▶ EXTRACTED RECORDS
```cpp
float ref_ath(float freq) {
    if (!(freq >= 20.0f && freq <= 20000.0f)) return 96.0f;
    float f_khz = freq / 1000.0f;
    float term1 = 3.64f * powf(f_khz, -0.8f);
    float d = f_khz - 3.3f;
    float term2 = 6.5f * expf(-0.6f * (d * d));
    float f2 = f_khz * f_khz;
// ... 140 lines not shown
    }
    t.band_slot0[kNumBands] = (uint32_t)s;
    t.max_band_slots = 0;
    for (int b = 0; b < kNumBands; b++) {
        int n = (int)(t.band_slot0[b + 1] - t.band_slot0[b]);
        if (n > t.max_band_slots) t.max_band_slots = n;
    }
    auto PU = [&](int row, int lane, int i, uint32_t v) { memcpy(&t.pack[((size_t)row * 64 + lane) * 4 + i], &v, 4); };
    for (int lane = 0; lane < 64; lane++) {
        const int bl = lane & 31;
        const int b = bl < 25 ? bl : 24;
        const float cnt = t.band_count[b];
        const float rcount = cnt > 0.f ? 1.0f / cnt : 0.f;
        uint32_t rc;
        memcpy(&rc, &rcount, 4);
        const uint32_t bs0 = t.band_slot0[b] + (uint32_t)(lane >> 5);
        const uint32_t bs1 = bl < 25 ? t.band_slot0[b + 1] : 0u;
        {
            uint32_t slot = t.lane_slot0[lane];
            for (int e = 0; e < 16; e++) {
                const bool end = (t.lane_bnd[lane] >> e) & 1u;
                PU(kRowBo + e / 4, lane, e % 4, (uint32_t)t.band[16 * lane + e] * 8u);
                P(kRowKeep + e / 4, lane, e % 4) = end ? 0.0f : 1.0f;
                PU(kRowDst + e / 4, lane, e % 4, (end ? slot : (uint32_t)(kSlotCapHost + lane)) * 8u);
                if (end) slot++;
            }
        }
        for (int u = 0; u < 24; u++) {
            const uint32_t sidx = bs0 + 2u * (uint32_t)u;
            PU((u < 12 ? kRowLst : kRowLstCold - 3) + u / 4, lane, u % 4, (sidx < bs1 ? sidx : (uint32_t)(kSlotCapHost + 64)) * 8u);
        }
        for (int u = 24; u < 32; u++) {
            const uint32_t sidx = bs0 + 2u * (uint32_t)u;
            const uint32_t v = (sidx < bs1 ? sidx : (uint32_t)(kSlotCapHost + 64)) * 8u;
            memcpy(&t.pack_ext[((size_t)((u - 24) / 4) * 64 + lane) * 4 + u % 4], &v, 4);
        }
        for (int e = 0; e < 16; e++) PU(kRowBoN + e / 4, lane, e % 4, (uint32_t)t.band[128 * (e >> 1) + 2 * lane + (e & 1)] * 16u);
        PU(kRowLane, lane, 0, t.lane_bnd[lane]);
        PU(kRowLane, lane, 1, t.lane_slot0[lane]);
        PU(kRowLane, lane, 2, rc);
        PU(kRowS10, 16 + lane / 4, lane % 4, rc);
        PU(kRowLane, lane, 3, bs0 | (bs1 << 16));
    }
    t.masks = StatMasks{};
    for (int lane = 0; lane < 64; lane++) {
        for (int e = 0; e < 16; e++)
            if ((t.lane_bnd[lane] >> e) & 1u) t.masks.close[e] |= 1ull << lane;
        const int bl = lane & 31;
        const uint32_t bs0 = t.band_slot0[bl < 25 ? bl : 24] + (uint32_t)(lane >> 5), bs1 = bl < 25 ? t.band_slot0[bl + 1] : 0u;
        const uint32_t n = bs0 < bs1 ? (bs1 - bs0 + 1u) / 2u : 0u;
        for (int g = 0; g < 3; g++)
            if (n > 4u * (uint32_t)g) t.masks.gather[g] |= 1ull << lane;
    }
    uint32_t nonzero = 0;
    for (int e = 0; e < 16; e++) nonzero |= (t.masks.close[e] != 0) << e;
    t.masks_ok = nonzero == t.dirty && t.masks.close[15] == ~0ull && t.n_slots <= kSlotCapHost;
}

}
```

Before: 702,400.

## Skip quantise and pack for blocks with no bands above the ATH floor

Result: faster. 710,700 (median of 6 runs) (+1.2%).

```diff
diff --git a/flo_amd/csrc/batch.cpp b/flo_amd/csrc/batch.cpp
--- a/flo_amd/csrc/batch.cpp
+++ b/flo_amd/csrc/batch.cpp
@@ -388,7 +388,8 @@
     for (int i = 0; i < 9; i++) { fprintf(stderr, " %s=%.1f", tn[i], t[i] / b->total_frames); tt += t[i]; }
     fprintf(stderr, " total=%.1f | P:", tt / b->total_frames);
     for (int i = 0; i < 6; i++) { fprintf(stderr, " %s=%.1f", pn[i], p[i] / b->total_frames); pt += p[i]; }
-    fprintf(stderr, " total=%.1f item-form declined %.4f of channel-frames", pt / b->total_frames, p[6] / (2.0 * b->total_frames));
+    fprintf(stderr, " total=%.1f item-form declined %.4f of channel-frames, blocks quantised per frame %.3f", pt / b->total_frames,
+            p[6] / (2.0 * b->total_frames), p[7] / b->total_frames);
     fprintf(stderr, " | T waits>1000: %.2f%% of frames, %.0f cyc/frame avg; >5000: %.2f%%, %.0f | P busy>12000: %.2f%%, %.0f; >20000: %.2f%%, %.0f\n",
             100 * t[10] / b->total_frames, t[9] / b->total_frames, 100 * t[12] / b->total_frames, t[11] / b->total_frames,
             100 * p[10] / b->total_frames, p[9] / b->total_frames, 100 * p[12] / b->total_frames, p[11] / b->total_frames);
diff --git a/flo_amd/csrc/lossy_device.hpp b/flo_amd/csrc/lossy_device.hpp
--- a/flo_amd/csrc/lossy_device.hpp
+++ b/flo_amd/csrc/lossy_device.hpp
@@ -1136,7 +1136,7 @@
 typedef float v4f __attribute__((ext_vector_type(4)));
 template <int TSOFF>
 __device__ __forceinline__ void quantise_nat(const v4f (&cf)[8], const uint32_t (&ts_a)[16], const float (&athn)[16],
-                                             const uint32_t alive, const uint32_t (&blk)[8], uint32_t (&xd)[2][8]) {
+                                             const uint32_t visit, uint32_t (&xd)[2][8]) {
     typedef __attribute__((address_space(3))) v4f lds_f4;
     const uint32_t sgn_mask = 0x7FFFFFFFu;
     uint32_t phalf = 0x3EFFFFFFu;
@@ -1169,15 +1169,24 @@
         out0 = r[0];
         out1 = r[1];
     };
+    uint32_t va = visit, vb = visit;
+    asm volatile("" : "+s"(va));
+    asm volatile("" : "+s"(vb));
 #pragma unroll
     for (int g = 0; g < 4; g++) {
         uint32_t o00 = 0u, o01 = 0u, o10 = 0u, o11 = 0u;
-        if (alive & (blk[2 * g] | blk[2 * g + 1])) {
+        if ((va >> (2 * g)) & 3u) {
             v4f tb[4];
-#pragma unroll
-            for (int j = 0; j < 4; j++) tb[j] = *reinterpret_cast<const lds_f4 *>((uintptr_t)(ts_a[4 * g + j] + (uint32_t)TSOFF));
-            if (alive & blk[2 * g]) block(2 * g, tb[0], tb[1], o00, o01);
-            if (alive & blk[2 * g + 1]) block(2 * g + 1, tb[2], tb[3], o10, o11);
+            if ((va >> (2 * g)) & 1u) {
+                tb[0] = *reinterpret_cast<const lds_f4 *>((uintptr_t)(ts_a[4 * g + 0] + (uint32_t)TSOFF));
+                tb[1] = *reinterpret_cast<const lds_f4 *>((uintptr_t)(ts_a[4 * g + 1] + (uint32_t)TSOFF));
+            }
+            if ((va >> (2 * g + 1)) & 1u) {
+                tb[2] = *reinterpret_cast<const lds_f4 *>((uintptr_t)(ts_a[4 * g + 2] + (uint32_t)TSOFF));
+                tb[3] = *reinterpret_cast<const lds_f4 *>((uintptr_t)(ts_a[4 * g + 3] + (uint32_t)TSOFF));
+            }
+            if ((vb >> (2 * g)) & 1u) block(2 * g, tb[0], tb[1], o00, o01);
+            if ((vb >> (2 * g + 1)) & 1u) block(2 * g + 1, tb[2], tb[3], o10, o11);
         }
         xd[0][2 * g] = o00, xd[1][2 * g] = o01;
         xd[0][2 * g + 1] = o10, xd[1][2 * g + 1] = o11;
@@ -1370,13 +1379,19 @@
     return __builtin_amdgcn_mbcnt_hi((uint32_t)(m >> 32), __builtin_amdgcn_mbcnt_lo((uint32_t)m, 0u));
 }
 
-__device__ __forceinline__ uint32_t sparse_block_pack(const int lane, const uint32_t (&xd)[8], const uint32_t blob, const uint32_t tab) {
+__device__ __forceinline__ uint32_t sparse_block_pack(const int lane, const uint32_t (&xd)[8], const uint32_t blob, const uint32_t tab,
+                                                      const uint32_t visited = 0xFFu) {
     uint32_t nM = 0, nS = 0, W = 0, cz = 0;
     unsigned long long carry = 0;
     const uint32_t tmax = tab + 4u * (uint32_t)(kRunTabEntries - 1);
     const uint32_t pos_l = (uint32_t)(2 * lane);
 #pragma unroll
     for (int k = 0; k < 8; k++) {
+        if (!((visited >> k) & 1u)) {
+            cz += 128u;
+            carry = 0;
+            continue;
+        }
         unsigned long long E;
         asm("v_cmp_ne_u16_e64 %0, 0, %1" : "=s"(E) : "v"(xd[k]));
         const unsigned long long O = __ballot(xd[k] > 0xFFFFu);
@@ -1487,7 +1502,8 @@
 constexpr int kItemCap = 128;
 constexpr int kItemTbl = 136;
 constexpr int kPackTabDwords = 272;
-__device__ __forceinline__ uint32_t sparse_item_pack(const int lane, const uint32_t (&xd)[8], const uint32_t blob, const uint32_t tabp) {
+__device__ __forceinline__ uint32_t sparse_item_pack(const int lane, const uint32_t (&xd)[8], const uint32_t blob, const uint32_t tabp,
+                                                     const uint32_t visited = 0xFFu) {
     typedef __attribute__((address_space(3))) uint32_t lds_u32;
     const uint32_t list1 = tabp + 4u;
     const uint32_t pk0 = (uint32_t)(2 * lane + 1) << 16;
@@ -1495,6 +1511,7 @@
     uint32_t nM = 0;
 #pragma unroll
     for (int k = 0; k < 8; k++) {
+        if (!((visited >> k) & 1u)) continue;
         unsigned long long E;
         asm("v_cmp_ne_u16_e64 %0, 0, %1" : "=s"(E) : "v"(xd[k]));
         const unsigned long long O = __ballot(xd[k] > 0xFFFFu);
diff --git a/flo_amd/csrc/lossy_kernels.hip b/flo_amd/csrc/lossy_kernels.hip
--- a/flo_amd/csrc/lossy_kernels.hip
+++ b/flo_amd/csrc/lossy_kernels.hip
@@ -460,7 +460,8 @@
                 ts_a[4 * q + 2] = ts0 + __float_as_uint(b4.z), ts_a[4 * q + 3] = ts0 + __float_as_uint(b4.w);
             }
         }
-        const uint32_t *const blk_g = reinterpret_cast<const uint32_t *>(A.T.pack + kRowBlk * 64);
+        uint32_t blk_l = reinterpret_cast<const uint32_t *>(A.T.pack + kRowBlk * 64)[lane & 7];
+        asm volatile("" : "+v"(blk_l));
         const uint32_t cf_a = (uint32_t)(uintptr_t)cs.u.coef2 + 16u * (uint32_t)lane + 16u * ((uint32_t)lane >> 3);
         uint8_t *const stage = cs.stage;
         const uint32_t tab_a = (uint32_t)(uintptr_t)cs.packtab;
@@ -503,13 +504,6 @@
                         have = true;
                     }
                 };
-                uint32_t blk[8];
-                {
-                    const uint32_t *bp = blk_g;
-                    asm volatile("" : "+s"(bp));
-#pragma unroll
-                    for (int q = 0; q < 8; q++) blk[q] = bp[q];
-                }
                 if (!have) {
                     wait_counter(&cs.coef_ready, g + 1);
 #pragma unroll
@@ -527,11 +521,16 @@
                 const uint32_t alive = (uint32_t)__builtin_amdgcn_readfirstlane((int)(cs.alive[par][0] | cs.alive[par][1]));
                 uint32_t xd[2][8];
 #if (FLO_SKIP & 64) == 0
-                if (par) quantise_nat<512>(cf, ts_a, athn, alive, blk, xd);
-                else quantise_nat<0>(cf, ts_a, athn, alive, blk, xd);
+                const uint32_t visited = (uint32_t)__ballot((alive & blk_l) != 0u) & 0xFFu;
+                if (par) quantise_nat<512>(cf, ts_a, athn, visited, xd);
+                else quantise_nat<0>(cf, ts_a, athn, visited, xd);
 #else
-#pragma unroll
-                for (int q = 0; q < 8; q++) { xd[0][q] = __float_as_uint(cf[q].x) & alive & 0x00010001u; xd[1][q] = __float_as_uint(cf[q].y) & blk[q] & 0x00010001u; }
+                const uint32_t visited = 0xFFu;
+#pragma unroll
+                for (int q = 0; q < 8; q++) { xd[0][q] = __float_as_uint(cf[q].x) & alive & 0x00010001u; xd[1][q] = __float_as_uint(cf[q].y) & blk_l & 0x00010001u; }
+#endif
+#ifdef FLO_STAMPS
+                st_sum[7] += (unsigned long long)__builtin_popcount(visited);
 #endif
                 have = false;
                 take_next();
@@ -557,11 +556,11 @@
 #pragma unroll
                 for (int ch = 0; ch < 2; ch++) {
 #if (FLO_SKIP & 32) == 0
-                    uint32_t t = sparse_item_pack(ln, xd[ch], f_a + pos + 4u, tab_a);
+                    uint32_t t = sparse_item_pack(ln, xd[ch], f_a + pos + 4u, tab_a, visited);
 #ifdef FLO_STAMPS
                     if (t == kSparseFallback) st_sum[6] += 1;
 #endif
-                    if (t == kSparseFallback) t = sparse_block_pack(ln, xd[ch], f_a + pos + 4u, tab_a);
+                    if (t == kSparseFallback) t = sparse_block_pack(ln, xd[ch], f_a + pos + 4u, tab_a, visited);
 #else
                     uint32_t t = 3u + ((xd[ch][0] | xd[ch][3]) & 1u);
                     FLO_KEEP(xd[ch][1]); FLO_KEEP(xd[ch][2]); FLO_KEEP(xd[ch][4]); FLO_KEEP(xd[ch][5]); FLO_KEEP(xd[ch][6]); FLO_KEEP(xd[ch][7]);
@@ -640,6 +639,8 @@
     band_stats_2_prepare(lane, cs.slot, A.T.pack, so_pre, slot_first);
     unsigned long long close[16];
     band_stats_2_masks<DIRTY>(masks, close);
+    float ath_floor = masks->band_ath_floor[lane & 31];
+    asm volatile("" : "+v"(ath_floor));
     v4f tw[4];
     if (!COEFFS) {
 #pragma unroll
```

▶ WHAT THIS TASK INVOLVES
Go through the material and copy each line in which the word "nonzero" occurs.

▶ TASK OUTPUT
    uint32_t nonzero = 0;
    for (int e = 0; e < 16; e++) nonzero |= (t.masks.close[e] != 0) << e;
    t.masks_ok = nonzero == t.dirty && t.masks.close[15] == ~0ull && t.n_slots <= kSlotCapHost;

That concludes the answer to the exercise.